Because it was perceived as a mainly European conflict and seeing that Honduras did not have any considerable weight in international diplomacy, the government of Honduras under the presidency of Dr. Franciscro Bertrand decided not to get involved in these matters. According to Honduran historians, there are reports from the US consulate pointing out President Bertrand's friendships with German businessmen, a situation that changed under pressure from Washington when it interceded in the war with the purpose of protecting its interests and containing the Central Powers in Europe.

== Formal declaration of War ==
In May 1917, reports that a Standard Fruit Company banana boat had been shelled and sunk by a German gunboat on the milk run between La Ceiba and New Orleans,this would cause President Bertrand to close the German consulates in Honduras including those in Puerto Cortes, La Ceiba, and Trujillo, and expelled their German diplomats.
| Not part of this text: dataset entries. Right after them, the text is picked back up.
EXPORTED_SYMBOLS = [
    "blsgpu_init",
    "blsgpu_destroy",
    "blsgpu_device_count",
    "blsgpu_pubkeys_upload",
    "blsgpu_pubkeys_count",
    "blsgpu_verify",
    "blsgpu_submit",
    "blsgpu_set_option",
    "blsgpu_code_name",
    "blsgpu_debug_op",
    "blsgpu_aggregate_pubkeys",
    "blsgpu_key_validate",
    "blsgpu_signing_roots",
    "blsgpu_shard_jobs",
    "blsgpu_get_option",
    "blsgpu_chunkify",
    "blsgpu_batch_scalars",
    "blsgpu_debug_inject",
    "blsgpu_route_call",
    "blsgpu_aggregate_signatures",
    "blsgpu_sig_agg_lanes",
    "blsgpu_randomness_words",
    "blsgpu_aggregate_with_randomness",
    "blsgpu_awr_lanes",
    "blsgpu_verify_same_message",
    "blsgpu_same_message_form",
]
SAME_LANE_FORMS = 1
ROOT_OBJECT = 0
ROOT_ATTESTATION_DATA = 1


class Batch(ctypes.Structure):
    _fields_ = [
        ("n_sets", ctypes.c_uint32),
        ("n_jobs", ctypes.c_uint32),
        ("job_first_set", ctypes.c_void_p),
        ("job_flags", ctypes.c_void_p),
        ("pk_bytes", ctypes.c_void_p),
        ("set_pk_first", ctypes.c_void_p),
        ("pk_index", ctypes.c_void_p),
        ("msgs", ctypes.c_void_p),
        ("sigs", ctypes.c_void_p),
        ("sig_len", ctypes.c_void_p),
        ("sig_stride", ctypes.c_uint32),
        ("seed", ctypes.c_uint64),
    ]


class Stats(ctypes.Structure):
    _fields_ = [
        ("groups", ctypes.c_uint32),
        ("batch_retries", ctypes.c_uint32),
        ("batch_sigs_success", ctypes.c_uint32),
        ("devices_used", ctypes.c_uint32),
        ("device_ms", ctypes.c_double),
        ("stage_ms", ctypes.c_double * 8),
        ("unique_messages", ctypes.c_uint32),
        ("pairing_units", ctypes.c_uint32),
        ("miller_chunks", ctypes.c_uint32),
        ("run_sets", ctypes.c_uint32),
        ("run_calls", ctypes.c_uint32),
        ("fallback_jobs", ctypes.c_uint32),
        ("fallback_miller", ctypes.c_uint32),
        ("urgent_lane", ctypes.c_uint32),
        ("host_ms", ctypes.c_double),
    ]


class SameMessageStats(ctypes.Structure):
    _fields_ = [
        ("groups_accepted", ctypes.c_uint32),
        ("groups_retried", ctypes.c_uint32),
        ("retry_sets", ctypes.c_uint32),
        ("unique_messages", ctypes.c_uint32),
        ("form", ctypes.c_uint32),
        ("device_ms", ctypes.c_double),
    ]


STAGES = ["sig_decode", "hash_to_g2", "pk_aggregate", "pk_finish", "sig_msm", "miller_sets",
          "group_reduce", "group_check"]
KERNEL_OF_STAGE = ["k_sig_decode+k_sig_subgroup2+k_sig_subgroup_coop",
                   "k_hash_prep+k_batch_inv+k_hash_map+k_hash_clear+k_hash_clear2+k_hash_clear_coop+k_h_affine",
                   "k_pk_aggregate+k_pk_aggregate_g", "k_pk_finish+k_batch_inv+k_pk_affine",
                   "k_job_mask+k_msm_bucket+k_msm_bucket2+k_msm_slice_pairs+k_msm_slice_pairs2+k_msm_window+k_msm_window2"
                   "+k_msm_horner+k_msm_horner_lane",
                   "k_miller_lines+k_miller_lines2+k_miller_acc+k_miller_acc2+k_miller_acc6+k_miller_accx+k_miller_coop",
                   "k_f_runs+k_f_pairs+k_f_gather", "k_group_sig_miller+k_group_check"]


DONE_CB = ctypes.CFUNCTYPE(None, ctypes.c_void_p, ctypes.c_int)

_lib = None


def load():
    global _lib
    if _lib is not None:
        return _lib
    if not os.path.exists(LIB_PATH):
        raise RuntimeError(
            f"{LIB_PATH} is missing: build it with `python -m lodestar_amd.build` (hipcc, gfx950). "
            "There is no CPU verification path."
        )
    lib = ctypes.CDLL(LIB_PATH)
    lib.blsgpu_init.argtypes = [ctypes.POINTER(ctypes.c_int), ctypes.c_int, ctypes.POINTER(ctypes.c_void_p)]
    lib.blsgpu_init.restype = ctypes.c_int
    lib.blsgpu_destroy.argtypes = [ctypes.c_void_p]
    lib.blsgpu_destroy.restype = None
    lib.blsgpu_device_count.argtypes = [ctypes.c_void_p]
    lib.blsgpu_device_count.restype = ctypes.c_int
    lib.blsgpu_pubkeys_upload.argtypes = [ctypes.c_void_p, ctypes.c_uint32, ctypes.c_char_p, ctypes.c_uint32]
    lib.blsgpu_pubkeys_upload.restype = ctypes.c_int
    lib.blsgpu_pubkeys_count.argtypes = [ctypes.c_void_p]
    lib.blsgpu_pubkeys_count.restype = ctypes.c_uint32
    lib.blsgpu_verify.argtypes = [ctypes.c_void_p, ctypes.POINTER(Batch), ctypes.c_void_p, ctypes.POINTER(Stats)]
    lib.blsgpu_verify.restype = ctypes.c_int
    lib.blsgpu_submit.argtypes = [ctypes.c_void_p, ctypes.POINTER(Batch), ctypes.c_void_p, ctypes.POINTER(Stats),
                                  DONE_CB, ctypes.c_void_p]
    lib.blsgpu_submit.restype = ctypes.c_int
    lib.blsgpu_set_option.argtypes = [ctypes.c_void_p, ctypes.c_char_p, ctypes.c_int64]
    lib.blsgpu_set_option.restype = ctypes.c_int
    lib.blsgpu_code_name.argtypes = [ctypes.c_int]
    lib.blsgpu_code_name.restype = ctypes.c_char_p
    lib.blsgpu_debug_op.argtypes = [ctypes.c_void_p, ctypes.c_int, ctypes.c_uint32, ctypes.c_void_p, ctypes.c_uint32,
                                    ctypes.c_void_p, ctypes.c_uint32, ctypes.c_void_p]
    lib.blsgpu_debug_op.restype = ctypes.c_int
    vp, u32 = ctypes.c_void_p, ctypes.c_uint32
    lib.blsgpu_aggregate_pubkeys.argtypes = [vp, ctypes.POINTER(Batch), vp, u32, vp]
    lib.blsgpu_key_validate.argtypes = [vp, u32, vp, u32, u32, vp, vp]
    lib.blsgpu_signing_roots.argtypes = [vp, ctypes.c_int, u32, vp, u32, vp, u32, vp]
    lib.blsgpu_shard_jobs.argtypes = [vp, vp, u32, u32, vp]
    lib.blsgpu_get_option.argtypes = [vp, ctypes.c_char_p, ctypes.POINTER(ctypes.c_int64)]
    lib.blsgpu_chunkify.argtypes = [u32, u32, vp, vp]
    lib.blsgpu_batch_scalars.argtypes = [ctypes.POINTER(Batch), vp]
    lib.blsgpu_batch_scalars.restype = ctypes.c_int
    lib.blsgpu_debug_inject.argtypes = [ctypes.c_int, ctypes.c_int64, ctypes.c_int64]
    lib.blsgpu_debug_inject.restype = ctypes.c_int
    lib.blsgpu_route_call.argtypes = [u32, u32, vp, ctypes.c_int64, u32, vp, vp]
    lib.blsgpu_route_call.restype = ctypes.c_int
    lib.blsgpu_aggregate_signatures.argtypes = [vp, u32, vp, vp, u32, vp, u32, vp, u32, vp, vp]
    lib.blsgpu_aggregate_signatures.restype = ctypes.c_int
    lib.blsgpu_sig_agg_lanes.argtypes = [u32, u32]
    lib.blsgpu_sig_agg_lanes.restype = u32
    lib.blsgpu_randomness_words.argtypes = [u32, ctypes.c_uint64, vp]
    lib.blsgpu_randomness_words.restype = ctypes.c_int
    lib.blsgpu_aggregate_with_randomness.argtypes = [vp, u32, vp, vp, vp, vp, u32, vp, ctypes.c_uint64, vp, u32, vp,
                                                     u32, vp, vp]
    lib.blsgpu_aggregate_with_randomness.restype = ctypes.c_int
    lib.blsgpu_awr_lanes.argtypes = [u32, u32]
    lib.blsgpu_awr_lanes.restype = u32
    lib.blsgpu_verify_same_message.argtypes = [vp, u32, vp, vp, vp, vp, vp, u32, vp, ctypes.c_uint64, u32, vp, vp, vp]
    lib.blsgpu_verify_same_message.restype = ctypes.c_int
    lib.blsgpu_same_message_form.argtypes = [u32, u32]
    lib.blsgpu_same_message_form.restype = u32
    _lib = lib
    return lib


def code_name(code: int) -> str:
    n = load().blsgpu_code_name(code)
    return n.decode() if n else f"BLSGPU_{code}"


def shard_jobs(job_first_set, n_parts, set_pk_first=None):
    jfs = np.ascontiguousarray(job_first_set, dtype=np.uint32)
    spf = None if set_pk_first is None else np.ascontiguousarray(set_pk_first, dtype=np.uint32)
    out = np.zeros(n_parts + 1, np.uint32)
    rc = load().blsgpu_shard_jobs(jfs.ctypes.data, None if spf is None else spf.ctypes.data, len(jfs) - 1, n_parts,
                                  out.ctypes.data)
    if rc != OK:
        raise ValueError(f"blsgpu_shard_jobs -> {code_name(rc)}")
    return [(int(out[k]), int(out[k + 1])) for k in range(n_parts)]


def route_call(n_sets, device_load, split_sets=16384, start=0):
    dl = np.ascontiguousarray(device_load, dtype=np.int64)
    out = np.zeros(max(len(dl), 1), np.uint32)
    k = ctypes.c_uint32(0)
    rc = load().blsgpu_route_call(n_sets, len(dl), dl.ctypes.data, split_sets, start, out.ctypes.data,
                                  ctypes.addressof(k))
    if rc != OK:
        raise ValueError(f"blsgpu_route_call -> {code_name(rc)}")
    return [int(x) for x in out[: k.value]]


def sig_agg_lanes(n_groups, n_sigs):
    return int(load().blsgpu_sig_agg_lanes(n_groups, n_sigs))


def aggregate_layout(sigs, group_first, sig_len=None, sig_stride=None, out_len=96):
    gf = np.ascontiguousarray(group_first, dtype=np.int64)
    if gf.ndim != 1 or len(gf) == 0:
        raise ValueError("group_first needs n_groups + 1 >= 1 entries")
    if gf[0] != 0 or (np.diff(gf) < 0).any():
        raise ValueError("group_first must start at 0 and never decrease")
    n = int(gf[-1])
    if n > AGG_MAX_SIGS:
        raise ValueError(f"at most {AGG_MAX_SIGS} signatures per call")
    if out_len not in (96, 192):
        raise ValueError("out_len must be 96 or 192")
    buf = _u8(sigs)
    if sig_stride is None:
        sig_stride = (len(buf) // n) if n else 96
    if sig_stride < 96:
        raise ValueError("sig_stride must be at least 96")
    if len(buf) < n * sig_stride:
        raise ValueError(f"{n} signatures of stride {sig_stride} need {n * sig_stride} bytes, got {len(buf)}")
    sl = np.full(n, sig_stride if sig_stride in (96, 192) else 96, np.uint32) if sig_len is None else \
        np.ascontiguousarray(sig_len, dtype=np.uint32)
    if sl.ndim != 1 or len(sl) != n:
        raise ValueError(f"sig_len needs one entry per signature ({n})")
    if sig_stride < 192 and (sl == 192).any():
        raise ValueError("a 192-byte signature needs sig_stride >= 192")
    return buf, gf.astype(np.uint32), sl, int(sig_stride)


def awr_lanes(n_groups, n_sets):
    return int(load().blsgpu_awr_lanes(n_groups, n_sets))


def same_message_form(n_items, flags=0):
    return int(load().blsgpu_same_message_form(n_items, flags))


def randomness_words(n, seed):
    out = np.zeros(max(n, 1), np.uint64)
    rc = load().blsgpu_randomness_words(n, seed, out.ctypes.data)
    if rc != OK:
        raise RuntimeError(f"blsgpu_randomness_words -> {code_name(rc)}")
    return out[:n]


def awr_layout(group_first, sigs, pk_bytes=None, pk_index=None, sig_len=None, sig_stride=None, out_pk_len=96,
               out_sig_len=192):
    if out_pk_len not in (48, 96):
        raise ValueError("out_pk_len must be 48 or 96")
    buf, gf, sl, stride = aggregate_layout(sigs, group_first, sig_len, sig_stride, out_sig_len)
    n = int(gf[-1])
    if (pk_bytes is None) == (pk_index is None):
        raise ValueError("exactly one of pk_bytes and pk_index")
    pkb = pki = None
    if pk_bytes is not None:
        pkb = _u8(pk_bytes)
        if len(pkb) != 96 * n:
            raise ValueError(f"{n} sets need {96 * n} pubkey bytes, got {len(pkb)}")
    else:
        idx = np.ascontiguousarray(pk_index, dtype=np.int64)
        if idx.ndim != 1 or len(idx) != n:
            raise ValueError(f"pk_index needs one entry per set ({n})")
        if n and (idx.min() < 0 or idx.max() > 0xFFFFFFFF):
            raise ValueError("pk_index entries must be table indices")
        pki = idx.astype(np.uint32)
    return gf, buf, sl, stride, pkb, pki


def chunkify(length, min_per_chunk):
    out = np.zeros(length // max(min_per_chunk, 1) + 2, np.uint32)
    nc = ctypes.c_uint32(0)
    rc = load().blsgpu_chunkify(length, min_per_chunk, out.ctypes.data, ctypes.addressof(nc))
    if rc != OK:
        raise ValueError(f"blsgpu_chunkify -> {code_name(rc)}")
    return [list(range(int(out[k]), int(out[k + 1]))) for k in range(nc.value)]


def batch_scalars(job_first_set, job_flags=None, seed=0):
    jfs = np.ascontiguousarray(job_first_set, dtype=np.uint32)
    if len(jfs) == 0:
        raise ValueError("job_first_set needs n_jobs + 1 >= 1 entries")
    n = int(jfs[-1])
    b = Batch()
    b.n_sets = n
    b.n_jobs = len(jfs) - 1
    b.job_first_set = jfs.ctypes.data
    keep = [jfs]
    if job_flags is not None:
        fl = np.ascontiguousarray(job_flags, dtype=np.uint8)
        keep.append(fl)
        b.job_flags = fl.ctypes.data
    b.seed = seed
    out = np.zeros(max(n, 1), np.uint64)
    rc = load().blsgpu_batch_scalars(ctypes.byref(b), out.ctypes.data)
    if rc != OK:
        raise RuntimeError(f"blsgpu_batch_scalars -> {code_name(rc)}")
    return out[:n]


def debug_inject(what, skip=0, count=1):
    rc = load().blsgpu_debug_inject(what, skip, count)
    if rc != OK:
        raise ValueError(f"blsgpu_debug_inject -> {code_name(rc)}")


def _u8(b):
    return np.frombuffer(bytes(b), dtype=np.uint8) if not isinstance(b, np.ndarray) else np.ascontiguousarray(b)


def make_batch(job_first_set, sigs, sig_len, msgs, pk_bytes=None, set_pk_first=None, pk_index=None,
               job_flags=None, sig_stride=None, seed=0x4C4F444553544152):
    job_first_set = np.ascontiguousarray(job_first_set, dtype=np.uint32)
    sig_len = np.ascontiguousarray(sig_len, dtype=np.uint32)
    n_sets = len(sig_len)
    sigs, msgs = _u8(sigs), _u8(msgs)
    if sig_stride is None:
        sig_stride = (len(sigs) // n_sets) if n_sets else 96
    keep = [job_first_set, sig_len, sigs, msgs]
    b = Batch()
    b.n_sets = n_sets
    b.n_jobs = len(job_first_set) - 1
    b.job_first_set = job_first_set.ctypes.data
    if job_flags is not None:
        job_flags = np.ascontiguousarray(job_flags, dtype=np.uint8)
        keep.append(job_flags)
        b.job_flags = job_flags.ctypes.data
    if pk_bytes is not None:
        pk = _u8(pk_bytes)
        if len(pk) == 0:
            pk = np.zeros(1, np.uint8)
        keep.append(pk)
        b.pk_bytes = pk.ctypes.data
    if set_pk_first is not None:
        set_pk_first = np.ascontiguousarray(set_pk_first, dtype=np.uint32)
        keep.append(set_pk_first)
        b.set_pk_first = set_pk_first.ctypes.data
    if pk_index is not None:
        pk_index = np.ascontiguousarray(pk_index, dtype=np.uint32)
        keep.append(pk_index)
        b.pk_index = pk_index.ctypes.data if len(pk_index) else set_pk_first.ctypes.data
    b.msgs = msgs.ctypes.data if len(msgs) else 0
    b.sigs = sigs.ctypes.data if len(sigs) else 0
    b.sig_len = sig_len.ctypes.data if len(sig_len) else 0
    b.sig_stride = sig_stride
    b.seed = seed
    return b, keep


class Pending:

    status = None
    t_done = None

    def wait(self, timeout=None):
        if not self.ev.wait(timeout):
            raise TimeoutError("blsgpu_submit: call not completed")
        if self.status != OK:
            raise RuntimeError(f"blsgpu_submit -> {code_name(self.status)}")
        return self.res[: self.n_jobs], self.st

Honduras was put under martial law, and people wishing to travel within the country's borders had to do so using an internal passport. Honduras formally entered World War I on July 19, 1918, declaring war on the German Empire. This decision, although late, responded mainly to political and diplomatic pressure, rather than to direct military reasons, as mentioned previously.

== Migration ==

During these years Palestinian migration in Honduras intensified because the Ottoman Empire was part of the Central Powers. Palestinian men were forced to serve in the Ottoman army. In addition, there was repression against those who opposed the Ottoman regime or were seen as sympathizers of foreign powers and the era created an economic decline that caused many Palestinian families to flee the empire to Honduras. Palestinians used to disembark in Puerto Cortés, which to this day is the main Honduran port. From there, they moved to cities such as San Pedro Sula, Tegucigalpa and La Ceiba.

== Aftermath ==
After the war, Honduras maintained its pro-American position in the international system, but the direct benefits to the country were limited however it began to integrate more into the international system, participating in forums such as the League of Nations (although it did not become a formal member). The image of the country was improved at the local level and closer ties with the other allied powers, mainly the United Kingdom and France. This facilitated access to financial credits, foreign investments and the partial modernization of agricultural and industrial sectors. In addition, by supporting the allies, Honduras had a favorable position for trade in the international market after the war. Banana and coffee exports gained importance, and trade routes to North America and Europe were strengthened.

Although Honduras already had a modern army, the world conflict encouraged its leaders to lay the foundations for a more formal and extensive military structure on a larger scale than was the case in the liberal reform. They would also begin to build more railways and highways at the national level, especially due to the need to modernize given the progress that was shown to the world at that time.